Homeopathy 2008; 97(01): 1-2
DOI: 10.1016/j.homp.2007.12.001
Editorial
Copyright © The Faculty of Homeopathy 2008

On the plausibility of Homeopathy

Peter Fisher

Subject Editor:
Further Information

Publication History

Publication Date:
14 December 2017 (online)

Homeopathy is surrounded by a ‘credibility gap’: the claims made for it seem so improbable to many of conventional scientific background that they cannot believe the claims made for it. The debate held at the University of Connecticut last October, of which we publish a transcript in this issue, nicely exposes the issues.[ 1 ] Six eminent speakers, both supporters of, and sceptics concerning, homeopathy debated the plausibility, theoretical principles, clinical and basic research evidence, ethical and other issues surrounding homeopathy. But there seems to have been little meeting of minds. The first speaker, Steven Novella, dealt with the scientific plausibility of homeopathy, stating that ‘There is no plausible basis for biological persistence or activity of alleged memory of water’. The following speaker, Rustum Roy, flatly contradicted him, saying ‘a number of very good research studies have shown, the structure of water can be changed easily and retain the new structure for hours and days’.

The debate about plausibility is not new: the first comprehensive systematic review of homeopathy, published over 15 years ago, said that ‘Based on this evidence, we would be ready to accept that homoeopathy can be efficacious, if mechanism of action were more plausible’.[ 2 ]

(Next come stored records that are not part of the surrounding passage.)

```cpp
static void fused2d_decomposition(const ftkb_ctx *c, SweepParams &p, bool aligned) {
  if (aligned) {
    const int R = SCAN2D_CELL_ROWS;
    p.nsx = std::max(1, (p.W + 7 * 62 - 1) / (7 * 62));
    const int64_t want = std::max<int64_t>(1, (8 * (int64_t)c->sm_count * 3) / p.nsx);
    p.rows = std::max(2 * R, (int)((p.H + want - 1) / want));
    p.rows = (p.rows + R - 1) / R * R;
    p.rows = std::min(p.rows, 64 * R);
  } else {
    p.nsx = std::max(1, (p.W - 1 + 59) / 60);
    int64_t nsy = (2 * (int64_t)c->sm_count * 2 * 8) / p.nsx;
    nsy = std::max<int64_t>(1, std::min<int64_t>(nsy, (p.H + 31) / 32));
    p.rows = (int)((p.H + nsy - 1) / nsy);
  }
  p.nsy = (p.H + p.rows - 1) / p.rows;
  p.nsz = 1;
}

static void fused3d_decomposition(const ftkb_ctx *c, SweepParams &p) {
  p.nsx = (p.W + F3_STRIDE - 1) / F3_STRIDE;
  p.nsy = (p.H + F3_TROWS - 1) / F3_TROWS;
  const int64_t tiles = (int64_t)p.nsx * p.nsy;
  const int64_t slots = 2 * (int64_t)c->sm_count;
  const int64_t nsz = std::max<int64_t>(1, std::min<int64_t>((6 * slots + tiles - 1) / tiles, std::max(1, p.D / 16)));
  p.rows = (int)((p.D + nsz - 1) / nsz);
  p.rows = std::min(p.rows, 63);
  p.nsz = (p.D + p.rows - 1) / p.rows;
}

static void vcells_decomposition(const ftkb_ctx *c, SweepParams &p) {
  if (c->n == 3) { fused3d_decomposition(c, p); return; }
  const int R = VSCAN2D_CELL_ROWS;
  p.nsx = std::max(1, (p.W + 61) / 62);
  const int64_t want = std::max<int64_t>(1, (6 * (int64_t)c->sm_count * 16) / p.nsx);
  p.rows = std::max(2 * R, (int)((p.H + want - 1) / want));
  p.rows = (p.rows + R - 1) / R * R;
  p.nsy = (p.H + p.rows - 1) / p.rows;
// ... 1314 lines not shown
```

### ftk_b200/csrc/kernels.cu

```cuda
#include "kernels.h"

#include <algorithm>
#include <cfloat>
#include <cstdlib>
#include <string>
#include <climits>
#include <cub/device/device_radix_sort.cuh>
#include <cub/device/device_select.cuh>

namespace ftkb {

typedef long long i64;
typedef unsigned long long u64;

__constant__ DeviceMeshTables c_mesh[2];

void upload_mesh_tables(const DeviceMeshTables &t2, const DeviceMeshTables &t3) {
  DeviceMeshTables h[2] = {t2, t3};
  cudaMemcpyToSymbol(c_mesh, h, sizeof(h));
}

constexpr int KEY_ONE = 0x3FF00000;
constexpr int KEY_POISON_EXP = 0x43E00000;

// ... 342 lines not shown
  const int lane = threadIdx.x & 31;
  const i64 warp = (i64)blockIdx.x * (blockDim.x >> 5) + (threadIdx.x >> 5);
  const int sx = (int)(warp % p.nsx), cy = (int)(warp / p.nsx);
  if (cy >= p.nsy) return;
  const int b = sx * 60;
  if (b == 0 || b + 65 > p.W) fused2d_strip<HAS_NEXT, true>(p, b, cy, lane);
  else fused2d_strip<HAS_NEXT, false>(p, b, cy, lane);
}

constexpr int FB_SEG = 68;
constexpr int FB_STRIDE = 62;
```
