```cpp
enum { GEMM_AUTO = 0, GEMM_OLD = 1, GEMM_TILED = 2 };

bool route_tiled(bns::GemmLayout layout, const at::Tensor& A,
                 const at::Tensor& B, int M, int N, int R, int64_t kernel) {
  TORCH_CHECK(kernel >= GEMM_AUTO && kernel <= GEMM_TILED, "bad kernel id");
  if (kernel == GEMM_OLD || M == 0 || N == 0 || R == 0) return false;
  if (kernel == GEMM_TILED) return true;
  if (!bns::gemm_tiled_aligned(layout, A, B, M, N, R) || R < 32) return false;
  auto pad = [](int64_t v, int64_t t) { return (v + t - 1) / t * t; };
  return 4 * pad(M, 128) * pad(N, 128) <= 5 * pad(M, BM) * pad(N, BN);
}

at::Tensor gemm_nt_bias(at::Tensor x, at::Tensor w,
                        c10::optional<at::Tensor> bias, int64_t kernel) {
  check_f32(x, "x"); check_f32(w, "w");
  const int M = x.size(0), K = x.size(1), N = w.size(0);
  TORCH_CHECK(w.size(1) == K, "shape mismatch");
  if (route_tiled(bns::GEMM_NT, x, w, M, N, K, kernel))
    return bns::gemm_tiled(bns::GEMM_NT, x, w, bias, M, N, K);
  return gemm_strided(x, K, 1, w, 1, K, bias, M, N, K);
}

at::Tensor gemm_nn(at::Tensor g, at::Tensor w, int64_t kernel) {
  check_f32(g, "g"); check_f32(w, "w");
  const int M = g.size(0), N = g.size(1), K = w.size(1);
  TORCH_CHECK(w.size(0) == N, "shape mismatch");
  if (route_tiled(bns::GEMM_NN, g, w, M, K, N, kernel))
    return bns::gemm_tiled(bns::GEMM_NN, g, w, c10::nullopt, M, K, N);
  return gemm_strided(g, N, 1, w, K, 1, c10::nullopt, M, K, N);
}

at::Tensor gemm_tn(at::Tensor g, at::Tensor x, int64_t kernel) {
  check_f32(g, "g"); check_f32(x, "x");
  const int M = g.size(0), N = g.size(1), K = x.size(1);
  TORCH_CHECK(x.size(0) == M, "shape mismatch");
  if (route_tiled(bns::GEMM_TN, g, x, N, K, M, kernel))
    return bns::gemm_tiled(bns::GEMM_TN, g, x, c10::nullopt, N, K, M);
  return gemm_strided(g, 1, N, x, K, 1, c10::nullopt, N, K, M);
}

at::Tensor gemm_nt_bias_drop(at::Tensor x, at::Tensor w,
                             c10::optional<at::Tensor> bias, double keep,
                             int64_t seed) {
  check_f32(x, "x"); check_f32(w, "w");
  const int M = x.size(0), K = x.size(1), N = w.size(0);
  TORCH_CHECK(w.size(1) == K, "shape mismatch");
  if (M == 0 || N == 0 || K == 0)
    return gemm_strided(x, K, 1, w, 1, K, bias, M, N, K);
  return bns::gemm_tiled(bns::GEMM_NT, x, w, bias, M, N, K, bns::DROP_A,
                         (float)keep, (uint64_t)seed);
}

at::Tensor gemm_tn_drop(at::Tensor g, at::Tensor x, double keep,
                        int64_t seed) {
  check_f32(g, "g"); check_f32(x, "x");
  const int M = g.size(0), N = g.size(1), K = x.size(1);
  TORCH_CHECK(x.size(0) == M, "shape mismatch");
  if (M == 0 || N == 0 || K == 0)
    return gemm_strided(g, 1, N, x, K, 1, c10::nullopt, N, K, M);
  return bns::gemm_tiled(bns::GEMM_TN, g, x, c10::nullopt, N, K, M,
                         bns::DROP_B, (float)keep, (uint64_t)seed);
}

}

PYBIND11_MODULE(TORCH_EXTENSION_NAME, m) {
  m.def("spmm_sum", &spmm_sum, "CSR SpMM sum with fused src/dst scales");
  m.def("pack_rows", &pack_rows, "gather rows + per-row scale");
  m.def("scatter_add_rows", &scatter_add_rows, "scatter-add rows + scale");
  m.def("philox_keys", &philox_keys, "BNS sampling keys (Philox4x32-10)");
  m.def("syncbn_stats", &syncbn_stats, "column sum + sum of squares");
  m.def("gemm_nt_bias", &gemm_nt_bias, "fp32 MFMA GEMM x@w^T+b",
        py::arg("x"), py::arg("w"), py::arg("bias"), py::arg("kernel") = 0);
  m.def("gemm_nn", &gemm_nn, "fp32 MFMA GEMM g@w", py::arg("g"),
        py::arg("w"), py::arg("kernel") = 0);
  m.def("gemm_tn", &gemm_tn, "fp32 MFMA GEMM g^T@x", py::arg("g"),
        py::arg("x"), py::arg("kernel") = 0);
  m.def("gemm_nt_bias_drop", &gemm_nt_bias_drop,
        "tiled GEMM dropout(x)@w^T+b, dropout fused into the operand load");
  m.def("gemm_tn_drop", &gemm_tn_drop,
        "tiled GEMM g^T@dropout(x), dropout fused into the operand load");
  m.def("sddmm_add", &sddmm_add, "GAT u_add_v SDDMM");
  m.def("segment_softmax", &segment_softmax, "edge softmax by dst segment");
  m.def("segment_softmax_backward", &segment_softmax_backward,
        "edge softmax backward");
  m.def("segment_softmax2", &segment_softmax2,
        "union softmax over two edge sets (split GAT block)");
  m.def("segment_softmax2_backward", &segment_softmax2_backward,
        "union softmax backward");
  m.def("spmm_edge_sum", &spmm_edge_sum, "multi-head edge-weighted SpMM");
  m.def("sddmm_dot", &sddmm_dot, "per-edge per-head dot (spmm_edge grad)");
  m.def("bincount_i32", &bincount_i32, "atomic int32 histogram");
  m.def("ln_fwd", &ln_fwd, "row LayerNorm forward (y, mean, rstd); "
        "act=1 fuses ReLU");
  m.def("ln_bwd", &ln_bwd, "row LayerNorm backward (dx, dgamma, dbeta)");
  m.def("dropout_apply", &dropout_apply,
        "mask-free dropout (splitmix64; same kernel fwd and bwd)");
  m.def("attn_project", &attn_project, "fused GAT el/er projections");
  m.def("attn_project_backward", &attn_project_backward,
        "fused GAT projection backward");
  m.def("segment_sum_edges", &segment_sum_edges,
        "segment sum of (permuted) edge values by CSR row");
}
```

A more recent review started from the premise that ‘specific effects of homoeopathic remedies seem implausible’.[ 3 ] Of course this does not excuse the remarkable opacity of this review, which gave no hint of which studies it was based on and did not include a sensitivity analysis, among other failings. Still less does it excuse a recent commentary in The Lancet[ 4 ] which opened with the statement that: ‘Five large meta-analyses of homoeopathy trials have been done. All have had the same result: after excluding methodologically inadequate trials and accounting for publication bias, homoeopathy produced no statistically significant benefit over placebo.’ In fact only one of the large meta-analyses of clinical trials of homeopathy included correction for both publication bias and trial quality, and it showed precisely the reverse: effects of homeopathy remained significantly greater than placebo when these, and other, corrections were applied singly or in combination.[ 5 ] Remarkably, the commentator omitted even to cite this article, although it was published in the same journal.